We had a chat with Daniel Fleming, Owner and Manager of King & Queen Hotel Suites (a top-rated boutique hotel), about negative feedback. With discerning guests carrying high expectations, Daniel is extremely experienced at managing customer feedback.
Unfortunately, all of your customers aren’t going to be happy all of the time — receiving negative feedback, while hard, is an inevitable part of running a business. However, there's a silver lining. Negative feedback can provide you with valuable insights and if acted on properly, it can result in many positive outcomes for your business.
Every single business should be gathering feedback from its customers. Without customer feedback, how do you know what your business is doing well and what it could be doing better? If your customers are unhappy, that’s something you need to know about. You should never underestimate the power of word of mouth — It can make or break your business. If your customers are unhappy with the service they’ve received, and they haven’t had a chance to share it with you directly, there’s a huge risk that they’ll be sharing their experience with everyone they know, and through online review sites which can be massively detrimental to your business and your brand.

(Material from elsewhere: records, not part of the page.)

# haidog-yaqub/EzAudio

Hardware: AMD Instinct MI355X
Metric: denoising steps/sec (EzAudio-XL, 10 s latent, CFG on) (higher is better)
Workload: dtype bf16

## Files before the change

ezaudio_amd/csrc/attn.hip:

```cpp
#include "common.h"

namespace {

typedef __attribute__((ext_vector_type(4))) short s16x4;

__device__ __forceinline__ float pair_max(float x) {
    const auto r = __builtin_amdgcn_permlane32_swap(__float_as_uint(x), __float_as_uint(x), false, false);
    return fmaxf(__uint_as_float(r[0]), __uint_as_float(r[1]));
}
__device__ __forceinline__ float pair_sum(float x) {
    const auto r = __builtin_amdgcn_permlane32_swap(__float_as_uint(x), __float_as_uint(x), false, false);
    return __uint_as_float(r[0]) + __uint_as_float(r[1]);
}

template <int DH>
struct HeadGeom;
template <>
struct HeadGeom<64> { static constexpr int DQK = 64, DV = 64; };
template <>
struct HeadGeom<72> { static constexpr int DQK = 80, DV = 96; };
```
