template <int TX, int TY>
__global__ __launch_bounds__(256) void k_collide_stream(const real* __restrict__ fin,
                                                        real* __restrict__ fout,
                                                        const int* __restrict__ ob_old,
                                                        const int* __restrict__ ob_new, LatticeView L,
                                                        GrainFluidView G, int tiles_y, int ntiles,
                                                        int xcd_remap) {
  LBMDEM_GATE(L.gate);
  using TT = Tile<TX, TY>;
  __shared__ real sF[9 * TT::RX * TT::RY];
  __shared__ int sO[TT::OX * TT::OY];
  TT T{sF, sO};
  const int tid = threadIdx.x;
  int t = blockIdx.x;
  if (xcd_remap) {
    const int per = gridDim.x >> 3;
    t = (t & 7) * per + (t >> 3);
  }
  if (t >= ntiles) return;
  const int ty0 = (t % tiles_y) * TY;
  const int txl0 = L.xo0 + (t / tiles_y) * TX;

  for (int k = tid; k < TT::OX * TT::OY; k += 256) {
    const int ox = k / TT::OY, oy = k % TT::OY;
    const int xl = txl0 - 2 + ox, y = ty0 - 2 + oy;
    int v = L.n;
    if (xl >= 0 && xl < L.nxl && y >= 0 && y < L.ly) v = ob_new[(long)xl * L.sy + y];
    sO[k] = v;
  }
  __syncthreads();

  for (int k = tid; k < TT::RX * TT::RY; k += 256) {
    const int rx = k / TT::RY, ry = k % TT::RY;
    const int xl = txl0 - 1 + rx, y = ty0 - 1 + ry;
    if (xl < 0 || xl >= L.nxl || y < 0 || y >= L.ly) continue;
    const int gx = L.gx0 + xl;
    const long node = (long)xl * L.sy + y;
    const bool interior = gx >= 1 && gx <= L.lx - 2 && y >= 1 && y <= L.ly - 2;
    real f[9];
    const int oo = interior ? ob_old[node] : -1;
    if (oo != -1) {
      grain_equilibrium(L, load_gp(G, oo), gx, y, f);
    } else {
#pragma unroll
      for (int q = 0; q < 9; ++q) f[q] = fin[fidx(q, node)];
    }
    if (interior && sO[(rx + 1) * TT::OY + (ry + 1)] == -1) mrt_collide(L, f);
#pragma unroll
    for (int q = 0; q < 9; ++q) sF[(q * TT::RX + rx) * TT::RY + ry] = f[q];
  }
  __syncthreads();

  for (int k = tid; k < TX * TY; k += 256) {
    const int px = k / TY, py = k % TY;
    const int xl = txl0 + px, gy = ty0 + py;
    if (xl >= L.xo1 || gy >= L.ly) continue;
    const int gx = L.gx0 + xl;
    const long node = (long)xl * L.sy + gy;
    const TileCtx<TX, TY> C{T, L, G, px, py, gx, gy};
    fout[fidx(0, node)] = T.F(0, px, py);
    fout[fidx(1, node)] = pull_one<1>(C, L, G, gx, gy);
    fout[fidx(2, node)] = pull_one<2>(C, L, G, gx, gy);
    fout[fidx(3, node)] = pull_one<3>(C, L, G, gx, gy);
    fout[fidx(4, node)] = pull_one<4>(C, L, G, gx, gy);
    fout[fidx(5, node)] = pull_one<5>(C, L, G, gx, gy);
    fout[fidx(6, node)] = pull_one<6>(C, L, G, gx, gy);
    fout[fidx(7, node)] = pull_one<7>(C, L, G, gx, gy);
    fout[fidx(8, node)] = pull_one<8>(C, L, G, gx, gy);
  }
}

struct MarchPlan {
  int nlev, band_rows, chunk;
  int seg[4];
  int off[4];
  int first[5];
};

constexpr int LINK_SLOTS = 64;
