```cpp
#ifndef GUSTO_TO_SWEEP_CALL
#define GUSTO_TO_SWEEP_CALL true
#endif
#ifndef GUSTO_TO4_SWEEP_CALL
#define GUSTO_TO4_SWEEP_CALL true
#endif
#ifndef GUSTO_SWEEP_DPP
#define GUSTO_SWEEP_DPP 1
#endif
#ifndef GUSTO_FACTOR_LDS
#define GUSTO_FACTOR_LDS 1
#endif
#ifndef GUSTO_FACTOR_LDS_MV
#define GUSTO_FACTOR_LDS_MV 1
#endif
#ifndef GUSTO_FACTOR_LDS_HUU
#define GUSTO_FACTOR_LDS_HUU 0
#endif
#ifndef GUSTO_FACTOR_LDS_ROWS
#define GUSTO_FACTOR_LDS_ROWS 1
#endif
#ifndef GUSTO_USE_MFMA
#define GUSTO_USE_MFMA true
#endif
constexpr int GUSTO_TO_FREEFLYER_SE2 = 4, GUSTO_TO_ASTROBEE_SE3 = 5, GUSTO_TO_ASTROBEE_SE3_MANIFOLD = 6;
constexpr double TRAJOPT_DEFECT_REG = 1e-4;
constexpr int RS_EARLIER = 0, RS_ROW = 1, RS_ROW_LANE = 2;
template <int MODEL> struct MT;
template <> struct MT<GUSTO_FREEFLYER_SE2> {
    static constexpr int NDEF = 0;
    static constexpr int n = 6, m = 3, WS = 2, NFIX = 3, NHU = 2;
    static constexpr int WAVES_PER_EU = GUSTO_WAVES_PER_EU;
    static constexpr int RS_FORM = RS_ROW;
    static constexpr bool SWEEP_CALL = false;
    static constexpr bool SWEEP_DPP = GUSTO_SWEEP_DPP;
    static constexpr bool FACTOR_LDS = GUSTO_FACTOR_LDS;
    static constexpr bool MFMA = false;
    static constexpr int SCHED_PROBE = 2;
    static constexpr int SCHED_SLICE = 4;
    static constexpr bool LTI = true, HAS_OBS = true;
    static constexpr bool PG2 = true;
    static constexpr int pg_r0(int c) { return c < 3 ? c : (c < 6 ? c - 3 : c - 6); }
    static constexpr int pg_r1(int c) { return c < 3 ? c + 3 : (c < 6 ? c : c - 3); }
    static constexpr bool Anz(int i, int j) { return j == i + 3; }
    static constexpr bool Mnz(int i, int j) { return i == j || j == i + 3; }
    static constexpr bool Bnz(int i, int j) { return i == j + 3; }
    static constexpr bool Gnz(int i, int j) { return i == j || i == j + 3; }
    static constexpr bool Hnz(int, int) { return true; }
};
template <> struct MT<GUSTO_DUBINS_CAR> {
    static constexpr int NDEF = 0;
    static constexpr int n = 3, m = 1, WS = 2, NFIX = 6, NHU = 2;
    static constexpr int WAVES_PER_EU = GUSTO_DUBINS_WAVES;
    static constexpr int RS_FORM = RS_ROW;
    static constexpr bool SWEEP_CALL = false;
    static constexpr bool SWEEP_DPP = false;
    static constexpr bool FACTOR_LDS = false;
    static constexpr bool MFMA = false;
    static constexpr int SCHED_PROBE = 1; static constexpr int SCHED_SLICE = 0;
    static constexpr bool LTI = false, HAS_OBS = false;
    static constexpr bool PG2 = false;
    static constexpr int pg_r0(int) { return 0; }
    static constexpr int pg_r1(int) { return 0; }
    static constexpr bool Anz(int, int) { return true; }
    static constexpr bool Mnz(int, int) { return true; }
    static constexpr bool Bnz(int, int) { return true; }
    static constexpr bool Gnz(int, int) { return true; }
    static constexpr bool Hnz(int, int) { return true; }
};
template <> struct MT<GUSTO_ASTROBEE_SE3> {
    static constexpr int NDEF = 0;
    static constexpr int n = 12, m = 6, WS = 3, NFIX = 3, NHU = 2;
    static constexpr int WAVES_PER_EU = 1;
    static constexpr int RS_FORM = RS_ROW_LANE;
    static constexpr bool SWEEP_CALL = true;
    static constexpr bool SWEEP_DPP = false;
    static constexpr bool FACTOR_LDS = false;
    static constexpr bool MFMA = GUSTO_USE_MFMA;
    static constexpr int SCHED_PROBE = 1; static constexpr int SCHED_SLICE = 0;
    static constexpr bool LTI = false, HAS_OBS = true;
    static constexpr bool PG2 = false;
    static constexpr int pg_r0(int) { return 0; }
    static constexpr int pg_r1(int) { return 0; }
    static constexpr bool Anz(int i, int j) { return i < 3 ? j == i + 3 : (i < 6 ? false : (i < 9 ? j >= 6 : j >= 9)); }
    static constexpr bool Mnz(int i, int j) { return i < 3 ? (j == i || j == i + 3) : (i < 6 ? j == i : (i < 9 ? j >= 6 : j >= 9)); }
    static constexpr bool Bnz(int i, int j) { return j < 3 ? i == j + 3 : i == j + 6; }
    static constexpr bool Gnz(int i, int j) { return j < 3 ? (i == j || i == j + 3) : i >= 6; }
    static constexpr bool Hnz(int i, int j) { return i / 3 == j / 3; }
};
template <> struct MT<GUSTO_ASTROBEE_SE3_MANIFOLD> {
    static constexpr int NDEF = 0;
    static constexpr int n = 13, m = 6, WS = 3, NFIX = 5, NHU = 2;
    static constexpr int WAVES_PER_EU = 1;
    static constexpr int RS_FORM = RS_EARLIER;
    static constexpr bool SWEEP_CALL = true ;
    static constexpr bool SWEEP_DPP = false;
    static constexpr bool FACTOR_LDS = false;
    static constexpr bool MFMA = GUSTO_USE_MFMA;
    static constexpr int SCHED_PROBE = 1; static constexpr int SCHED_SLICE = 0;
    static constexpr bool LTI = false, HAS_OBS = true;
    static constexpr bool PG2 = false;
    static constexpr int pg_r0(int) { return 0; }
    static constexpr int pg_r1(int) { return 0; }
    static constexpr bool Anz(int i, int j) { return i < 3 ? j == i + 3 : (i < 6 ? false : (i < 10 ? j >= 6 : j >= 10)); }
    static constexpr bool Mnz(int i, int j) { return i < 3 ? (j == i || j == i + 3) : (i < 6 ? j == i : (i < 10 ? j >= 6 : j >= 10)); }
    static constexpr bool Bnz(int i, int j) { return j < 3 ? i == j + 3 : i == j + 7; }
    static constexpr bool Gnz(int i, int j) { return j < 3 ? (i == j || i == j + 3) : i >= 6; }
    static constexpr int hblk(int i) { return i < 3 ? 0 : (i < 6 ? 1 : (i < 10 ? 2 : 3)); }
    static constexpr bool Hnz(int i, int j) { return hblk(i) == hblk(j); }
};

template <> struct MT<GUSTO_TO_FREEFLYER_SE2> {
    using G = MT<GUSTO_FREEFLYER_SE2>;
    static constexpr int NDEF = 6, n = 6, m = 3 + NDEF, WS = 2, NFIX = 3, NHU = 2 + 2 * NDEF;
    static constexpr int WAVES_PER_EU = 1, SCHED_PROBE = 0, SCHED_SLICE = 0;
    static constexpr int RS_FORM = RS_ROW;
    static constexpr bool SWEEP_DPP = false;
    static constexpr bool FACTOR_LDS = false;
    static constexpr bool SWEEP_CALL = GUSTO_TO4_SWEEP_CALL, MFMA = false, LTI = false, HAS_OBS = true, PG2 = false;
    static constexpr int pg_r0(int) { return 0; }
    static constexpr int pg_r1(int) { return 0; }
    static constexpr bool Anz(int i, int j) { return G::Anz(i, j); }
    static constexpr bool Mnz(int i, int j) { return G::Mnz(i, j); }
    static constexpr bool Bnz(int i, int j) { return j < G::m && G::Bnz(i, j); }
    static constexpr bool Gnz(int i, int j) { return j < G::m ? G::Gnz(i, j) : i == j - G::m; }
    static constexpr bool Hnz(int, int) { return true; }
};
template <> struct MT<GUSTO_TO_ASTROBEE_SE3> {
    using G = MT<GUSTO_ASTROBEE_SE3>;
    static constexpr int NDEF = 12, n = 12, m = 6 + NDEF, WS = 3, NFIX = 3, NHU = 2 + 2 * NDEF;
    static constexpr int WAVES_PER_EU = 1, SCHED_PROBE = 0, SCHED_SLICE = 0;
    static constexpr int RS_FORM = RS_ROW;
    static constexpr bool SWEEP_DPP = false;
    static constexpr bool FACTOR_LDS = false;
    static constexpr bool SWEEP_CALL = GUSTO_TO_SWEEP_CALL, MFMA = false, LTI = false, HAS_OBS = true, PG2 = false;
    static constexpr int pg_r0(int) { return 0; }
    static constexpr int pg_r1(int) { return 0; }
    static constexpr bool Anz(int i, int j) { return G::Anz(i, j); }
    static constexpr bool Mnz(int i, int j) { return G::Mnz(i, j); }
    static constexpr bool Bnz(int i, int j) { return j < G::m && G::Bnz(i, j); }
    static constexpr bool Gnz(int i, int j) { return j < G::m ? G::Gnz(i, j) : i == j - G::m; }
    static constexpr bool Hnz(int, int) { return true; }
};

template <> struct MT<GUSTO_TO_ASTROBEE_SE3_MANIFOLD> {
    using G = MT<GUSTO_ASTROBEE_SE3_MANIFOLD>;
    static constexpr int NDEF = 13, n = 13, m = 6 + NDEF, WS = 3, NFIX = 5, NHU = 2 + 2 * NDEF;
    static constexpr int WAVES_PER_EU = 1, SCHED_PROBE = 0, SCHED_SLICE = 0;
    static constexpr int RS_FORM = RS_ROW;
    static constexpr bool SWEEP_DPP = false;
    static constexpr bool FACTOR_LDS = false;
    static constexpr bool SWEEP_CALL = GUSTO_TO_SWEEP_CALL, MFMA = false, LTI = false, HAS_OBS = true, PG2 = false;
    static constexpr int pg_r0(int) { return 0; }
    static constexpr int pg_r1(int) { return 0; }
    static constexpr bool Anz(int i, int j) { return G::Anz(i, j); }
    static constexpr bool Mnz(int i, int j) { return G::Mnz(i, j); }
    static constexpr bool Bnz(int i, int j) { return j < G::m && G::Bnz(i, j); }
    static constexpr bool Gnz(int i, int j) { return j < G::m ? G::Gnz(i, j) : i == j - G::m; }
    static constexpr bool Hnz(int, int) { return true; }
};
constexpr double TRAJOPT_EQ_DELTA = 1e-8;

inline void warm_defaults(int model, gusto_ipm_opts& io) {
    if (io.mu_floor < 0) io.mu_floor = (model == GUSTO_ASTROBEE_SE3_MANIFOLD) ? 1e-10 : 1e-11;
    if (io.sigma_max < 0) io.sigma_max = (model == GUSTO_TO_FREEFLYER_SE2 || model == GUSTO_TO_ASTROBEE_SE3 || model == GUSTO_TO_ASTROBEE_SE3_MANIFOLD) ? 0.0 : 0.1;
    if (!(io.mu_warm < 0)) { if (io.mu_warm_gain < 0) io.mu_warm_gain = 0.0; return; }
    switch (model) {
    case GUSTO_DUBINS_CAR: io.mu_warm = 1e-9; io.mu_warm_gain = 0.0; io.mu_warm_max = 1e-9; break;
    case GUSTO_FREEFLYER_SE2: io.mu_warm = 1e-4; io.mu_warm_gain = 0.1; io.mu_warm_max = 1e-2; break;
    case GUSTO_ASTROBEE_SE3: io.mu_warm = 1e-6; io.mu_warm_gain = 1.0; io.mu_warm_max = 1e-2; break;
    default: io.mu_warm = 1e-4; io.mu_warm_gain = 1.0; io.mu_warm_max = 1e-2; break;
    }
}
constexpr double IPM_DIVERGED = 1e3;
GD double warm_mu(const gusto_ipm_opts& io, double c) {
    if (io.mu_warm == 0.0) return 0.0;
    return fmin(fmax(io.mu_warm, io.mu_warm_max), fmax(io.mu_warm, io.mu_warm_gain * c * c));
}

GD constexpr int sidx(int i, int j, int n) {
    return i <= j ? i * n - i * (i - 1) / 2 + (j - i) : j * n - j * (j - 1) / 2 + (i - j);
}

template <int MODEL> struct Rec {
    using T = MT<MODEL>;
    static constexpr int n = T::n, m = T::m, NZ = n + m;
    static constexpr int r64(int c) { return (c + 63) / 64 * 64; }
    static constexpr bool S_TRI = false;
    static constexpr int NS = S_TRI ? m * (m + 1) / 2 : m * m;
    static constexpr int SQQ = r64(NZ * (NZ + 1) / 2), SNN = r64(n * n + 1), SKD = r64(2 * m * n + NS + 1);
    static constexpr int oK = 0, oD = m * n, oS = 2 * m * n;
    static constexpr int KD_DUMMY = 2 * m * n + NS;
    static constexpr int sS(int i, int l) {
        if (!S_TRI) return oS + i * m + l;
        const int a = i < l ? i : l, b = i < l ? l : i;
        return oS + a * m - a * (a - 1) / 2 + (b - a);
    }
};

template <int MODEL> struct SpPG {
    using T = MT<MODEL>;
    static constexpr int n = T::n, m = T::m;
    static constexpr int pos_phi(int l, int i) {
        int c = 0;
// ... 384 lines not shown
GD double rcp_nr(double d) {
    double r = __builtin_amdgcn_rcp(d);
    double e = fma(-d, r, 1.0);
    r = fma(r, e, r);
    e = fma(-d, r, 1.0);
    r = fma(r, e, r);
    return r;
}

GD double rsqrt_nr(double d) {
    double r = __builtin_amdgcn_rsq(d);
    const double h = 0.5 * d;
    r = r * (1.5 - h * r * r);
    r = r * (1.5 - h * r * r);
    return r;
}

template <int m> GD bool chol_inv(const double* S, double* Li) {
    double L[m][m], r[m];
    bool ok = true;
#pragma unroll
    for (int i = 0; i < m; i++)
#pragma unroll
        for (int j = 0; j < m; j++) { L[i][j] = 0; Li[i * m + j] = 0; }
#pragma unroll
    for (int j = 0; j < m; j++) {
        double d = S[j * m + j];
#pragma unroll
        for (int l = 0; l < j; l++) d -= L[j][l] * L[j][l];
        if (!(d > 0.0)) ok = false;
        r[j] = rsqrt_nr(d);
        L[j][j] = d * r[j];
#pragma unroll
        for (int i = j + 1; i < m; i++) {
            double s = S[i * m + j];
#pragma unroll
            for (int l = 0; l < j; l++) s -= L[i][l] * L[j][l];
            L[i][j] = s * r[j];
        }
    }
#pragma unroll
    for (int j = 0; j < m; j++) {
        Li[j * m + j] = r[j];
#pragma unroll
        for (int i = j + 1; i < m; i++) {
            double s = 0;
#pragma unroll
            for (int l = j; l < i; l++) s -= L[i][l] * Li[l * m + j];
            Li[i * m + j] = s * r[i];
        }
    }
    return ok;
}

GD bool inv_spd_rt(const double* S, double* Sinv, double* Lw, int n) {
    bool ok = true;
    for (int i = 0; i < n * n; i++) { Lw[i] = 0; Sinv[i] = 0; }
    for (int j = 0; j < n; j++) {
        double d = S[j * n + j];
        for (int l = 0; l < j; l++) d -= Lw[j * n + l] * Lw[j * n + l];
        if (!(d > 0.0)) ok = false;
        d = sqrt(d);
        Lw[j * n + j] = d;
        for (int i = j + 1; i < n; i++) {
            double s = S[i * n + j];
            for (int l = 0; l < j; l++) s -= Lw[i * n + l] * Lw[j * n + l];
            Lw[i * n + j] = s / d;
        }
    }
    for (int j = 0; j < n; j++) {
        Sinv[j * n + j] = 1.0 / Lw[j * n + j];
        for (int i = j + 1; i < n; i++) {
            double s = 0;
            for (int l = j; l < i; l++) s -= Lw[i * n + l] * Sinv[l * n + j];
            Sinv[i * n + j] = s / Lw[i * n + i];
        }
    }
    for (int i = 0; i < n; i++)
        for (int j = 0; j < n; j++) {
            double s = 0;
            for (int l = (i > j ? i : j); l < n; l++) s += Sinv[l * n + i] * Sinv[l * n + j];
            Lw[i * n + j] = s;
        }
    for (int i = 0; i < n * n; i++) Sinv[i] = Lw[i];
    return ok;
}

}
```

### gusto.jl_amd/csrc/factor1w.hpp

```cpp
#pragma once

namespace gusto {


template <int MODEL, class BLK> GD double* pg_buf(const BLK& K, int k) {
    using T = MT<MODEL>;
    using R = Rec<MODEL>;
    constexpr int NPG = T::n * (T::n + T::m);
    if constexpr (LdsC<MODEL, true>::PG_LDS) return K.pgl + k * NPG;
    else if constexpr (T::LTI) return K.sPG + (k == 0 ? 2 * NPG : 0);
    else return K.sPG + (k & 1) * NPG;
}

template <int MODEL> GD void factor_sweep_1w(SweepView<MODEL> K, double* fail, Prof& pf) {
    using T = MT<MODEL>;
    using R = Rec<MODEL>;
    using C = LdsC<MODEL, true>;
    constexpr int n = T::n, m = T::m, NZ = n + m, NQ = NZ * (NZ + 1) / 2, NPG = n * NZ, NN = n * n, NZN = NZ * n;
    constexpr int RT = (NPG + 63) / 64, RQ = (NQ + 63) / 64, RN = (NN + 63) / 64, RZ = (NZN + 63) / 64, RKD = R::SKD / 64;
    const int tid = K.tid, N = K.N;
    int zJ[RZ], zG[RZ], hI[RQ], hJ[RQ], nI[RN], nJ[RN], tL[RT], tC[RT];
#pragma unroll
    for (int r = 0; r < RT; r++) { const int e = tid + 64 * r; tL[r] = (e < NPG) ? e / NZ : 0; tC[r] = (e < NPG) ? e % NZ : 0; }
#pragma unroll
// ... 359 lines not shown
                if (tid == 0) {
#pragma unroll
                    for (int e = 0; e < m * (m + 1) / 2; e++) K.kdl[k * C::KDS + 2 * m * n + e] = sp[e];
                }
            } else {
                double sv[RKD];
#pragma unroll
                for (int r = 0; r < RKD; r++) sv[r] = 0;
#pragma unroll
                for (int a = 0; a < m; a++)
#pragma unroll
                    for (int c = 0; c <= a; c++) {
                        double s = 0;
#pragma unroll
                        for (int l = a; l < m; l++) s += Li[l * m + a] * Li[l * m + c];
#pragma unroll
                        for (int r = 0; r < RKD; r++) {
                            if (64 * r + 63 < R::oS || 64 * r >= R::oS + m * m) continue;
                            const int e = tid + 64 * r - R::oS;
                            sv[r] = (e == a * m + c || e == c * m + a) ? s : sv[r];
                        }
                    }
#pragma unroll
                for (int r = 0; r < RKD; r++) {
                    const int e = tid + 64 * r;
                    double v = (r < RN) ? kdv[r < RN ? r : 0] : 0.0;
                    if (64 * r + 63 >= R::oS && 64 * r < R::oS + m * m) { if (e >= R::oS) v = sv[r]; }
                    K.KD[(size_t)k * R::SKD + e] = v;
                }
            }
        }
        if (!T::LTI && !C::PG_LDS && k > 0) {
#pragma unroll
            for (int r = 0; r < RT; r++) { const int e = tid + 64 * r; if (e < NPG) K.sPG[((k - 1) & 1) * NPG + e] = pgn[r]; }
        }
        pf.tick(PF_F7);
        K.sync();
        pf.tick(PF_FCD);
    }
}
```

“On checkout, we have an opportunity to seek customer feedback and straight away you get a vibe if someone is unhappy with the experience they’ve had. If for some reason the team aren’t able to resolve it at that point and it gets escalated to me or a senior manager, our rule is that we need to call that person or get in touch with them within 24 hours, with a remedy and leave nothing open.”
"We need to call that person or get in touch with them within 24 hours, with a remedy and leave nothing open."
“If you don't address things at the time, or quickly after, then ultimately it goes online within a matter of days or even hours. So we have to be far more responsive now when it comes to negative feedback. We can't just wait and hope that it'll just resolve itself.”
“The best way to resolve everything is to be open about it. More often than not people just want to feel heard and acknowledged, they don't actually want anything in return. There are some things you can control, some things you can't. Regardless, it’s still important to listen to everything and take it seriously,” says Daniel.
Delivering great customer experiences is a team effort, and is rarely the work of just one person, but sometimes, many of the people involved work behind the scenes in non-customer-facing roles, and don’t hear or see what clients experienced. The best way to connect your staff with business outcomes is by connecting them with what customers think, the good and the bad.
“We are very transparent with the entire team about what feedback we get and how we deal with it. We don’t often get negative feedback, but by regularly sharing how we deal with feedback, both positive and negative, means if someone in our team finds themselves in that situation with a customer in the future they have an understanding of how we expect to deal with it then and there, and some tools to address it”
“If we don't pass on the feedback and we don't share the constructive along with the positive, then how are people expected to learn and do better? It's not about pointing the finger. You want to keep a good culture and keep everyone happy, but at the same time, build accountability.”
“Feedback drives continuous improvement. If everything was perfect all the time it'd be boring. So actually having some feedback means we can develop a new system process or look at our training or development of our team or whatever we need to do. And it's quite a kind of fun proposition put in front of us to be like, how do we do this better? How do we rethink it?"
“For us, it's not good enough for customers to have an okay or an acceptable experience or one that ‘meets their expectations. We want them to have an experience that exceeds their expectations and turns them into cheerleaders for our business.”
In summary, collecting customer feedback is essential to business growth — loyal customers grow a business faster than any sales or marketing method.